*** RECORDS SUPPLIED
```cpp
#if TREX_STAMPS
  unsigned long long stamp_last = __builtin_amdgcn_s_memtime();
  int stamp_alive = 0, stamp_lamnz = 0;
  if (args.debug && (threadIdx.x & 63) == 0) args.debug[4096 + 11 * args.n_envs + wg] = (float)env;
#endif
  int age = 0;
  bool time_up = false;
  bool env_bad = false;
  float lift = 0.f, drift = 0.f, energy = 0.f;
  auto finish_step = [&]() {
    const int lt = lane_id();
    const int bl = lt & (TL - 1);
    const bool is_body = lt < nb, is_joint = lt >= 1 && lt < nb;
    float head[3];
    {
      const int parent = is_body ? M->parent[bl] : 0;
      const int psrc = parent < 0 ? 0 : parent;
      const int depth = is_body ? M->depth[bl] : -1;
      float R[9], r[3], dpar[3], Sa[3];
      forward_kinematics(lt, psrc, depth, R, r, dpar, Sa);
      const float hp[3] = {M->head_point[0], M->head_point[1], M->head_point[2]};
      float o[3];
      matvec3(R, hp, o);
      const int hb = M->head_body;
#pragma unroll
      for (int k = 0; k < 3; k++) head[k] = rl(pos[k] + r[k] + o[k], hb);
    }
    float q = W.st[ST_Q][bl], qd = W.st[ST_QD][bl], mtau = W.st[ST_TAU][bl];
    if (lt >= TL) { q = 0.f; qd = 0.f; mtau = 0.f; }
    const float power = wsum(is_joint ? fabsf(qd * mtau) : 0.f);
    lift = uni(args.w_distance * (2.5f - head[2]) * (2.5f - head[2]));
    drift = uni(args.w_drift * (head[0] * head[0] + head[1] * head[1]));
    energy = uni(args.w_energy * power);
    bool badl = !(fabsf(q) < 3.0e38f) || !(fabsf(qd) < 3.0e38f);
#pragma unroll
    for (int k = 0; k < 3; k++) badl |= !(fabsf(pos[k]) < 3.0e38f) || !(fabsf(bv[k]) < 3.0e38f) || !(fabsf(bw[k]) < 3.0e38f);
#pragma unroll
    for (int k = 0; k < 4; k++) badl |= !(fabsf(quat[k]) < 3.0e38f);
    if constexpr (EXT) {
      const float *xw = args.ext + (size_t)env * (6 * TL) + bl;
#pragma unroll
      for (int c = 0; c < 6; c++) badl |= is_body && !(fabsf(xw[c * TL]) < 3.0e38f);
    }
    env_bad = bad || (__ballot(badl) != 0ull);
  };
  auto to_start_pose = [&]() {
#pragma unroll
    for (int k = 0; k < 3; k++) { pos[k] = uni(M->base_pos0[k]); bv[k] = 0.f; bw[k] = 0.f; }
#pragma unroll
    for (int k = 0; k < 4; k++) quat[k] = uni(M->base_quat0[k]);
    const int l = lane_id();
    if (l < TL) {
      W.st[ST_Q][l] = l < nb ? Mo()->q_start[l] : 0.f;
      W.st[ST_QD][l] = 0.f; W.st[ST_TAU][l] = 0.f;
    }
    if (WARM && l < MAXC) Wr[l].x = 0.f;
    WSYNC();
  };
  const int n_launch_steps = MULTI ? args.n_steps : 1;
#pragma unroll 1
  for (int ls = 0; ls < n_launch_steps; ls++) {
  if (!RESET) {
    const int l = lane_id();
    if (l < TL) {
      float target = 0.f;
      if (l >= 1 && l < nb) {
        const TrexDeviceModel *Mi = Mo();
        const float a = args.actions[((size_t)(MULTI ? ls : 0) * args.n_envs + env) * nj + Mi->obs_slot[l]];
        target = fminf(fmaxf(a, Mi->lower[l]), Mi->upper[l]);
      }
      W.st[ST_TARGET][l] = target;
    }
    if (MULTI && ls > 0) { motors_on = true; bad = false; env_bad = false; }
  }
  age = 0; time_up = false;
  if (!RESET && args.arr.max_episode_steps > 0) {
    age = steps_in + 1;
    time_up = age >= args.arr.max_episode_steps;
  }
  const int n_total = n_sub + ((!RESET && time_up) ? 1 : 0);
  int n_loop = n_total;
  int nt_pair[2] = {n_total, n_total};
  if (PAIR) {
    if (lane_id() == 0) W.xch[7] = __int_as_float(n_total);
    __syncthreads();
    nt_pair[0] = uni(__float_as_int(Wpair[0].xch[7])); nt_pair[1] = uni(__float_as_int(Wpair[PAIR ? 1 : 0].xch[7]));
    n_loop = max(nt_pair[0], nt_pair[1]);
  }
#pragma unroll 1
  for (int sub = 0; sub < n_loop; sub++) {
    int lt, bl;
    bool is_body, is_joint;
#define RELANE() do { lt = lane_id(); bl = lt & (TL - 1); is_body = lt < nb; is_joint = lt >= 1 && lt < nb; } while (0)
    int psrc, depth;
    float R[9], r[3];
    float Sa[3], dpar[3];
    int nc = 0;
    const bool act = !PAIR || sub < n_total;
    if (act) {
    if (!RESET && sub == n_sub) {
      finish_step();
      to_start_pose();
      motors_on = false;
    }
    RELANE();
    {
      const TrexDeviceModel *Mi = Mo();
      const int parent = is_body ? Mi->parent[bl] : 0;
      psrc = parent < 0 ? 0 : parent;
      depth = is_body ? Mi->depth[bl] : -1;
    }
    {
      float dpar0[3], Sa0[3];
      forward_kinematics(lt, psrc, depth, R, r, dpar0, Sa0);
      if (lt < TL) {
        float4 *rec = &W.body[BREC * lt];
        rec[0] = make_float4(Sa0[0], Sa0[1], Sa0[2], 0.f);
        rec[1] = make_float4(r[0], r[1], r[2], 0.f);
        rec[3] = make_float4(0.f, 0.f, __int_as_float(psrc + 256 * (depth < 0 ? 255 : depth)), 0.f);
        const TrexDeviceModel *Mi = Mo();
        unsigned ch4 = 0u;
#pragma unroll
        for (int k = 0; k < MAXCH; k++) {
          const int c = is_body ? Mi->child[k][bl] : -1;
          ch4 |= (unsigned)(c < 0 ? 255 : c) << (8 * k);
        }
        rec[4] = make_float4(dpar0[0], dpar0[1], dpar0[2], __uint_as_float(ch4));
      }
    }
    if (PAIR) {
      const int l_ = lane_id();
      if (l_ < TL) {
        float *rt = W.u.t.rtab[l_];
#pragma unroll
        for (int c = 0; c < 9; c++) rt[c] = R[c];
      }
      if (l_ == 0) {
#pragma unroll
        for (int c = 0; c < 3; c++) { W.xch[c] = bw[c]; W.xch[3 + c] = bv[c]; }
        W.xch[6] = __int_as_float(env);
        W.xch[36] = pos[2];
      }
    }
    }
    STAMP(0);
    if (PAIR) { __syncthreads(); SUBSTAMP(16); }
    if (!PAIR || wave == 1) {
    for (int e = 0; e < (PAIR ? 2 : 1); e++) {
    if (PAIR && !(sub < nt_pair[e])) continue;
    WaveLds &E = Wpair[PAIR ? e : 0];
    float posz = pos[2];
    if (PAIR) {
      RELANE();
      posz = E.xch[36];
      if (lt < TL) {
#pragma unroll
        for (int c = 0; c < 9; c++) R[c] = E.u.t.rtab[lt][c];
        const float4 q1_ = E.body[BREC * lt + 1];
        r[0] = q1_.x; r[1] = q1_.y; r[2] = q1_.z;
      }
    }

    nc = 0;
    {
      const TrexDeviceModel *Mi = Mo();
      const int hull_v0 = Mi->hull_start[is_body ? lt : nb], hull_v1 = Mi->hull_start[is_body ? lt + 1 : nb];
      CgLds &G = PAIR ? *reinterpret_cast<CgLds *>(Gpair) : *reinterpret_cast<CgLds *>(&W.u);
      const int nchunk = Mi->nchunk;
      const bool is_chunk = lt < nchunk;
      const int cbody = Mi->chunk_body[bl], cv0 = Mi->chunk_v0[bl], cv1 = is_chunk ? Mi->chunk_v1[bl] : 0;
      float Rz[3], zbc;
      {
        const float zb = posz + r[2] - floor_z;
#pragma unroll
        for (int c = 0; c < 3; c++) Rz[c] = wshfl(R[6 + c], cbody);
        zbc = wshfl(zb, cbody);
      }
      bool near = false;
      if (is_chunk) {
        const float cz = Rz[0] * Mi->chunk_c[0][bl] + Rz[1] * Mi->chunk_c[1][bl] + Rz[2] * Mi->chunk_c[2][bl];
        const float reach = fabsf(Rz[0]) * Mi->chunk_h[0][bl] + fabsf(Rz[1]) * Mi->chunk_h[1][bl] + fabsf(Rz[2]) * Mi->chunk_h[2][bl];
        near = cv1 > cv0 && (zbc + cz - reach < margin);
      }
      const unsigned near_mask = (unsigned)__ballot(near);
      if (near_mask != 0u) {
      {
        unsigned *z = &G.cm[0];
#pragma unroll
        for (int i = 0; i < (CG_WORDS + 63) / 64; i++)
          if (lt + 64 * i < CG_WORDS) z[lt + 64 * i] = 0u;
        if (lt < TL) {
          int ones = -1;
          asm volatile("" : "+v"(ones));
          *reinterpret_cast<int2 *>(&G.best[lt]) = make_int2(ones, ones);
        }
      }
      int total = 0;
      {
        int my_off = 0;
        for (unsigned m = near_mask; m != 0u; m &= m - 1u) {
          const int k = __ffs(m) - 1;
          if (lt == k) my_off = total;
          total += rl(cv1 - cv0, k);
        }
        if (near) {
          const int e = __popc(near_mask & ((1u << bl) - 1u));
          G.ent[e][0] = make_float4(__int_as_float(my_off + (cv1 - cv0)), __int_as_float(cv0 - my_off),
                                    __int_as_float(cbody | (Mi->cm_pack[cbody] << 8)), __int_as_float(Mi->hull_start[cbody]));
          G.ent[e][1] = make_float4(Rz[0], Rz[1], Rz[2], zbc);
        }
      }
      WSYNC();
      SUBSTAMP(9);
      if (total > 0) {
        int cur = 0;
        float4 e0 = G.ent[0][0], e1 = G.ent[0][1];
        constexpr int UN = 4;
        for (int f0 = 0; f0 < total; f0 += 64 * UN) {
          float4 h[UN], q[UN];
          int vtx[UN], rel[UN], bod[UN], mlg[UN], mof[UN];
#pragma unroll
          for (int u = 0; u < UN; u++) {
            const int f = f0 + 64 * u + lt;
            while (f < total && f >= __float_as_int(e0.x)) { cur++; e0 = G.ent[cur][0]; e1 = G.ent[cur][1]; }
            vtx[u] = f < total ? f + __float_as_int(e0.y) : -1;
            bod[u] = __float_as_int(e0.z) & 255;
            mlg[u] = (__float_as_int(e0.z) >> 8) & 255;
            mof[u] = __float_as_int(e0.z) >> 16;
            rel[u] = vtx[u] - __float_as_int(e0.w);
            q[u] = e1;
            h[u] = args.arr.hull[vtx[u] < 0 ? 0 : vtx[u]];
          }
#pragma unroll
          for (int u = 0; u < UN; u++) {
            const float dd = q[u].w + (q[u].x * h[u].x + q[u].y * h[u].y + q[u].z * h[u].z) - h[u].w;
            if (vtx[u] >= 0 && dd < margin) {
              if (mlg[u] != 0 && rel[u] < (32 << mlg[u])) atomicOr(&G.cm[mof[u] + (rel[u] & ((1 << mlg[u]) - 1))], 1u << (rel[u] >> mlg[u]));
              unsigned ub = __float_as_uint(dd);
              ub ^= (ub >> 31) ? 0xffffffffu : 0x80000000u;
              atomicMin(&G.best[bod[u]], ((unsigned long long)ub << 32) | (unsigned)vtx[u]);
            }
          }
        }
      }
      WSYNC();
      SUBSTAMP(10);
      unsigned active_mask = 0u;
      float a_x[3] = {0.f, 0.f, 0.f}, a_d = 0.f;
      int a_v = -1;
      {
        const unsigned long long key = lt < TL ? G.best[bl] : ~0ull;
        if (is_body && key != ~0ull) {
          a_v = (int)(unsigned)(key & 0xffffffffull);
          const float4 hw = args.arr.hull[a_v];
          const float hv[3] = {hw.x, hw.y, hw.z};
          float w[3];
          matvec3(R, hv, w);
          a_x[0] = r[0] + w[0]; a_x[1] = r[1] + w[1]; a_x[2] = r[2] + w[2] - hw.w;
          a_d = posz + a_x[2] - floor_z;
        }
        active_mask = (unsigned)__ballot(a_v >= 0);
      }
      int n_active = __popc(active_mask);
      int K = n_active > 0 ? maxc / n_active : 0;
      K = K > 4 ? 4 : (K < 1 ? 1 : K);
      if (n_active > maxc) {
        int rank = 0;
        for (unsigned m = active_mask; m != 0u; m &= m - 1u) {
          const int b2 = __ffs(m) - 1;
          const float d2 = rl(a_d, b2);
          rank += (d2 < a_d || (d2 == a_d && b2 < lt)) ? 1 : 0;
        }
        active_mask = (unsigned)__ballot(lt < 32 && ((active_mask >> bl) & 1u) && rank < maxc);
        n_active = maxc;
      }
      if (K < 2) {
        const bool mine = lt < 32 && ((active_mask >> bl) & 1u);
        const int slot = __popc(active_mask & ((1u << bl) - 1u));
        if (mine) {
          float *o = E.cpt[slot];
          o[0] = __int_as_float(lt); o[1] = a_x[0]; o[2] = a_x[1]; o[3] = a_x[2]; o[4] = a_d;
          if (WARM) o[5] = __int_as_float(a_v + 1);
        }
        nc = n_active;
      } else {
        const int GS = n_active <= 1 ? 64 : (n_active <= 2 ? 32 : (n_active <= 4 ? 16 : 8));
        const int g = lt & (GS - 1), gi = lt / GS;
        int b = 0;
        bool act = false;
        {
          int i = 0;
          for (unsigned am = active_mask; am != 0u; am &= am - 1u, i++)
            if (gi == i) { b = __ffs(am) - 1; act = true; }
        }
        float Rb[9], rb[3], px[4][3];
        int sel[3] = {-1, -1, -1}, sel3 = -1;
#pragma unroll
        for (int c = 0; c < 9; c++) Rb[c] = wshfl(R[c], b);
#pragma unroll
        for (int c = 0; c < 3; c++) { rb[c] = wshfl(r[c], b); px[0][c] = wshfl(a_x[c], b); }
        sel[0] = act ? wshfl(a_v, b) : -1;
        const int v0 = wshfl(hull_v0, b), v1 = wshfl(hull_v1, b);
        const int cmp = Mi->cm_pack[b & (TL - 1)], mlog = cmp & 255;
        const bool masked = mlog != 0;
        unsigned m0 = 0u, m1 = 0u, m2 = 0u, m3 = 0u;
        if (act && masked) {
          const unsigned *cw = G.cm + (cmp >> 8);
          if (mlog == 3) {
            const unsigned pick = GS >= 64 ? 0x01010101u : (GS >= 32 ? 0x11111111u : (GS >= 16 ? 0x55555555u : 0xFFFFFFFFu));
            m0 = cw[g & 7] & (pick << (g >> 3));
          } else if (GS >= 64) m0 = cw[g & 31] & ((g >> 5) ? 0xAAAAAAAAu : 0x55555555u);
          else if (GS >= 32) m0 = cw[g];
          else if (GS >= 16) { m0 = cw[g]; m1 = cw[g + 16]; }
          else { m0 = cw[g]; m1 = cw[g + 8]; m2 = cw[g + 16]; m3 = cw[g + 24]; }
        }
        const int wstep = (mlog == 3 || GS >= 32) ? 0 : GS;
        const int vmul = mlog == 3 ? 8 : 32, wb0 = mlog == 3 ? (g & 7) : (g & 31);
        int nsel = act ? 1 : 0;
        bool stop = !act;
        constexpr int CC = 4;
        SUBSTAMP(12);
        const bool cached = __ballot(act && (!masked || __popc(m0) + __popc(m1) + __popc(m2) + __popc(m3) > CC)) == 0ull;
        float cx[CC][3];
        int cvx[CC];
#pragma unroll
        for (int u = 0; u < CC; u++) { cvx[u] = -1; cx[u][0] = cx[u][1] = cx[u][2] = 0.f; }
        if (cached) {
          unsigned c0 = m0, c1 = m1, c2 = m2, c3 = m3;
          int wb = wb0;
          float4 hc[CC];
#pragma unroll
          for (int u = 0; u < CC; u++) {
            if (c0 == 0u) { c0 = c1; c1 = c2; c2 = c3; c3 = 0u; wb += wstep; }
            const int j = c0 != 0u ? (__ffs(c0) - 1) : -1;
            c0 &= c0 - 1u;
            cvx[u] = j >= 0 ? v0 + vmul * j + wb : -1;
            hc[u] = args.arr.hull[cvx[u] >= 0 ? cvx[u] : v0];
          }
#pragma unroll
          for (int u = 0; u < CC; u++) {
            const float hv[3] = {hc[u].x, hc[u].y, hc[u].z};
            float w[3];
            matvec3(Rb, hv, w);
            cx[u][0] = rb[0] + w[0]; cx[u][1] = rb[1] + w[1]; cx[u][2] = rb[2] + w[2] - hc[u].w;
            const float dd = posz + cx[u][2] - floor_z;
            if (!(dd < margin)) cvx[u] = -1;
          }
        }
#pragma unroll
        for (int pass = 1; pass < 4; pass++) {
          if (pass >= K || __ballot(!stop) == 0ull) break;
          float bs = -3.0e38f;
          int bi = 0x7fffffff;
          float ex = 0.f, ey = 0.f, flip = 1.f;
          if (pass >= 2) { ex = px[1][0] - px[0][0]; ey = px[1][1] - px[0][1]; }
          if (pass == 3) {
            const float c3 = ex * (px[2][1] - px[0][1]) - ey * (px[2][0] - px[0][0]);
            flip = c3 > 0.f ? -1.f : 1.f;
          }
          float bx[3] = {0.f, 0.f, 0.f};
          auto visit = [&](int v, const float4 h) {
            const float hv[3] = {h.x, h.y, h.z};
            float w[3];
            matvec3(Rb, hv, w);
            const float x0 = rb[0] + w[0], x1 = rb[1] + w[1], x2 = rb[2] + w[2] - h.w;
            const float dd = posz + x2 - floor_z;
            if (!(dd < margin)) return;
            if (v == sel[0] || v == sel[1] || v == sel[2]) return;
            const float dx = x0 - px[0][0], dy = x1 - px[0][1];
            float score;
            if (pass == 1) score = dx * dx + dy * dy;
            else {
              const float cr = ex * dy - ey * dx;
              score = (pass == 2) ? fabsf(cr) : flip * cr;
            }
            if (score > bs || (score == bs && v < bi)) { bs = score; bi = v; bx[0] = x0; bx[1] = x1; bx[2] = x2; }
          };
          if (cached) {
#pragma unroll
            for (int u = 0; u < CC; u++) {
              const int v = cvx[u];
              if (v < 0 || stop || v == sel[0] || v == sel[1] || v == sel[2]) continue;
              const float dx = cx[u][0] - px[0][0], dy = cx[u][1] - px[0][1];
              float score;
              if (pass == 1) score = dx * dx + dy * dy;
              else {
                const float cr = ex * dy - ey * dx;
                score = (pass == 2) ? fabsf(cr) : flip * cr;
              }
              if (score > bs || (score == bs && v < bi)) { bs = score; bi = v; bx[0] = cx[u][0]; bx[1] = cx[u][1]; bx[2] = cx[u][2]; }
            }
          } else if (__ballot(act && !masked) == 0ull) {
            unsigned c0 = stop ? 0u : m0, c1 = stop ? 0u : m1, c2 = stop ? 0u : m2, c3 = stop ? 0u : m3;
            int wb = wb0;
            constexpr int UC = 2;
            while (__ballot((c0 | c1 | c2 | c3) != 0u) != 0ull) {
              int vi[UC];
              float4 hc[UC];
#pragma unroll
              for (int u = 0; u < UC; u++) {
                if (c0 == 0u) { c0 = c1; c1 = c2; c2 = c3; c3 = 0u; wb += wstep; }
                const int j = c0 != 0u ? (__ffs(c0) - 1) : -1;
                c0 &= c0 - 1u;
                vi[u] = j >= 0 ? v0 + vmul * j + wb : -1;
                hc[u] = args.arr.hull[vi[u] >= 0 ? vi[u] : v0];
              }
#pragma unroll
              for (int u = 0; u < UC; u++)
                if (vi[u] >= 0) visit(vi[u], hc[u]);
            }
          } else if (!stop) {
            for (int v = v0 + g; v < v1; v += GS) visit(v, args.arr.hull[v]);
          }
          const int mine = bi;
          const float best = gmaxf(bs, GS);
          bi = gmini(bs == best ? bi : 0x7fffffff, GS);
          if (bi == 0x7fffffff || !(best > 0.f)) stop = true;
          const bool own = !stop && mine == bi;
          {
            const unsigned long long ob = __ballot(own) >> (lt & ~(GS - 1));
            const int src = (lt & ~(GS - 1)) + (ob != 0ull ? __ffsll((unsigned long long)ob) - 1 : 0);
#pragma unroll
            for (int c = 0; c < 3; c++) {
              const float wx = wshfl(bx[c], src);
              if (!stop) px[pass][c] = wx;
            }
          }
          if (!stop) {
            if (pass < 3) sel[pass] = bi;
            else sel3 = bi;
            nsel = pass + 1;
          }
        }
        SUBSTAMP(13);
        int off = 0;
        for (int i = 0; i < n_active; i++) {
          const int ni = rl(nsel, i * GS);
          if (gi > i) off += ni;
          nc += ni;
        }
        if (act && g == 0) {
#pragma unroll
          for (int k = 0; k < 4; k++) {
            if (k < nsel && off + k < maxc) {
// ... 1441 lines not shown
```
******
=== REQUIRED WORK ===
Only lines with the word "badl" are wanted, so copy each one from the records.

=== EXERCISE SOLUTION ===
    bool badl = !(fabsf(q) < 3.0e38f) || !(fabsf(qd) < 3.0e38f);
    for (int k = 0; k < 3; k++) badl |= !(fabsf(pos[k]) < 3.0e38f) || !(fabsf(bv[k]) < 3.0e38f) || !(fabsf(bw[k]) < 3.0e38f);
    for (int k = 0; k < 4; k++) badl |= !(fabsf(quat[k]) < 3.0e38f);
      for (int c = 0; c < 6; c++) badl |= is_body && !(fabsf(xw[c * TL]) < 3.0e38f);
    env_bad = bad || (__ballot(badl) != 0ull);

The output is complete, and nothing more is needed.